WHAT THE TASK ASKS:
Match on the string "while" in the entries below and return every matching line.

Records from a data collection
__________

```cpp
bool ConsulBackend::compareAndSwapKV(const std::string& watch,
                                     std::vector<KVEntry> entries) {
  std::vector<KVEntry>& cached = watchedKV_[watch];
  bool changed = kvEntriesDiffer(cached, entries);
  cached = std::move(entries);
  return changed;
}

bool ConsulBackend::compareAndSwap(const std::string& service,
                                   std::vector<ServiceEntry> entries) {
  std::vector<ServiceEntry> existing = watched_[service];
  watched_[service] = entries;
  if (existing.size() != entries.size()) return true;
  auto byID = [](const ServiceEntry& a, const ServiceEntry& b) {
    return a.id < b.id;
  };
  std::sort(existing.begin(), existing.end(), byID);
  std::sort(entries.begin(), entries.end(), byID);
  for (size_t i = 0; i < existing.size(); i++) {
    if (existing[i].address != entries[i].address ||
        existing[i].port != entries[i].port)
      return true;
  }
  return false;
}


void ServiceDefinition::sendHeartbeat() {
  registerService("passing");
  std::string checkID = "service:" + id;
  consul->updateTTL(checkID, "ok", "pass", [](bool ok, const std::string& err) {
    if (!ok) LOG_WARN("service update TTL failed: %s", err.c_str());
  });
}

void ServiceDefinition::registerWithInitialStatus() {
  if (wasRegistered) return;
  std::string status;
  if (initialStatus == "passing") status = "passing";
  else if (initialStatus == "warning") status = "warning";
  else if (initialStatus == "critical") status = "critical";
  LOG_INFO("Registering service %s with initial status set to %s",
           name.c_str(), initialStatus.c_str());
  registerService(status);
}

void ServiceDefinition::registerService(const std::string& status) {
  if (wasRegistered || registerInFlight) return;
  registerInFlight = true;
  std::weak_ptr<ServiceDefinition> weak = weak_from_this();
  consul->serviceRegister(
      id, name, tags, port, ipAddress, enableTagOverride, ttl, status,
      deregisterCriticalServiceAfter,
      [weak](bool ok, const std::string& err) {
        auto self = weak.lock();
        if (!self) return;
        self->registerInFlight = false;
        if (!ok) {
          LOG_WARN("service registration failed: %s", err.c_str());
          return;
        }
        LOG_INFO("Service registered: %s", self->name.c_str());
        self->wasRegistered = true;
      });
}

// ... 11 lines not shown
```

cpp/src/http.cpp:

```cpp
#include "cpilot/http.hpp"

#include <sys/epoll.h>

#include <arpa/inet.h>
#include <fcntl.h>
#include <netdb.h>
#include <netinet/in.h>
#include <netinet/tcp.h>
#include <poll.h>
#include <openssl/err.h>
#include <openssl/ssl.h>
#include <sys/socket.h>
#include <sys/un.h>
#include <unistd.h>

#include <cctype>
#include <cstring>

#include "cpilot/log.hpp"

namespace cpilot {
namespace http {

const char* statusText(int code) {
// ... 432 lines not shown
         SSL_CTX_use_PrivateKey_file(ctx, tls.keyFile.c_str(),
                                     SSL_FILETYPE_PEM) != 1)) {
      *err = "failed to load client certificate/key";
      return false;
    }
    SSL_CTX_set_verify(
        ctx, tls.insecureSkipVerify ? SSL_VERIFY_NONE : SSL_VERIFY_PEER,
        nullptr);
    ssl = SSL_new(ctx);
    SSL_set_fd(ssl, fd);
    std::string sniHost = tls.serverName.empty() ? host : tls.serverName;
    size_t colon = sniHost.rfind(':');
    if (colon != std::string::npos) sniHost = sniHost.substr(0, colon);
    SSL_set_tlsext_host_name(ssl, sniHost.c_str());
    if (!tls.insecureSkipVerify) SSL_set1_host(ssl, sniHost.c_str());
    if (SSL_connect(ssl) != 1) {
      unsigned long e = ERR_get_error();
      char ebuf[256];
      ERR_error_string_n(e, ebuf, sizeof(ebuf));
      *err = std::string("TLS handshake failed: ") + ebuf;
      return false;
    }
    return true;
  }

  ssize_t send(const char* data, size_t len) {
    return ssl ? SSL_write(ssl, data, (int)len) : write(fd, data, len);
  }
  ssize_t recv(char* data, size_t len) {
    return ssl ? SSL_read(ssl, data, (int)len) : read(fd, data, len);
  }
};

struct ConnPool {
  std::map<std::string, int> conns;
  ~ConnPool() {
    for (auto& kv : conns) close(kv.second);
  }
};
thread_local ConnPool connPool;

int poolTake(const std::string& target) {
  auto it = connPool.conns.find(target);
  if (it == connPool.conns.end()) return -1;
  int fd = it->second;
  connPool.conns.erase(it);
  return fd;
}

void poolStore(const std::string& target, int fd) {
  int& slot = connPool.conns.emplace(target, -1).first->second;
  if (slot >= 0) close(slot);
  slot = fd;
}

bool tryDechunk(const std::string& data, std::string* out) {
  out->clear();
  size_t pos = 0;
  while (true) {
    size_t eol = data.find("\r\n", pos);
    if (eol == std::string::npos) return false;
    long len = strtol(data.substr(pos, eol - pos).c_str(), nullptr, 16);
    if (len < 0) return false;
    if (len == 0) return true;
    if (data.size() < eol + 2 + (size_t)len + 2) return false;
    out->append(data, eol + 2, (size_t)len);
    pos = eol + 2 + (size_t)len + 2;
  }
}

int acquireConn(const std::string& target, int timeoutMs, bool usePool,
                bool* fromPool, std::string* err) {
  int fd = usePool ? poolTake(target) : -1;
  *fromPool = fd >= 0;
  if (fd < 0) fd = connectTarget(target, err);
  if (fd >= 0) setIoTimeout(fd, timeoutMs);
  return fd;
}

std::string serialiseRequest(const std::string& method, const std::string& path,
                             const std::string& host, bool keepAlive,
                             const Headers& headers, const std::string& body,
                             const std::string& contentType) {
  std::string req = method + " " + path + " HTTP/1.1\r\n";
  req += "Host: " + host + "\r\n";
  req += keepAlive ? "Connection: keep-alive\r\n" : "Connection: close\r\n";
  for (auto& kv : headers) req += kv.first + ": " + kv.second + "\r\n";
  if (!body.empty() || method == "POST" || method == "PUT") {
    req += "Content-Type: " + contentType + "\r\n";
    req += "Content-Length: " + std::to_string(body.size()) + "\r\n";
  }
  req += "\r\n";
  req += body;
  return req;
}

bool writeAll(Transport& t, const std::string& data) {
  size_t off = 0;
  while (off < data.size()) {
    ssize_t n = t.send(data.data() + off, data.size() - off);
    if (n > 0)
      off += n;
    else if (!(n < 0 && errno == EINTR && !t.ssl))
      return false;
  }
  return true;
}

bool readMore(Transport& t, std::string* resp) {
  char buf[8192];
// ... 28 lines not shown
  if (isChunked(result->headers)) {
    std::string decoded;
    while (!tryDechunk(resp.substr(bodyStart), &decoded)) {
      if (maxBody && decoded.size() > maxBody) return ReadResult::TooLarge;
      if (!readMore(t, &resp)) return ReadResult::Truncated;
    }
    if (maxBody && decoded.size() > maxBody) return ReadResult::TooLarge;
    result->body = std::move(decoded);
  } else if (result->headers.count("content-length")) {
    size_t want = contentLength(result->headers);
    if (maxBody && want > maxBody) return ReadResult::TooLarge;
    while (resp.size() < bodyStart + want) {
      if (!readMore(t, &resp)) return ReadResult::Truncated;
    }
    result->body = resp.substr(bodyStart, want);
  } else {
    while (readMore(t, &resp)) {
      if (maxBody && resp.size() - bodyStart > maxBody)
        return ReadResult::TooLarge;
    }
    result->body = resp.substr(bodyStart);
    *bodyFramed = false;
  }
  return ReadResult::Ok;
}

bool serverKeepsAlive(const ClientResult& result) {
  auto it = result.headers.find("connection");
  bool closes = it != result.headers.end() &&
                toLower(it->second).find("close") != std::string::npos;
  return !closes && result.status > 0;
}

}
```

__________

THE ANSWER:
  while (true) {
  while (off < data.size()) {
    while (!tryDechunk(resp.substr(bodyStart), &decoded)) {
    while (resp.size() < bodyStart + want) {
    while (readMore(t, &resp)) {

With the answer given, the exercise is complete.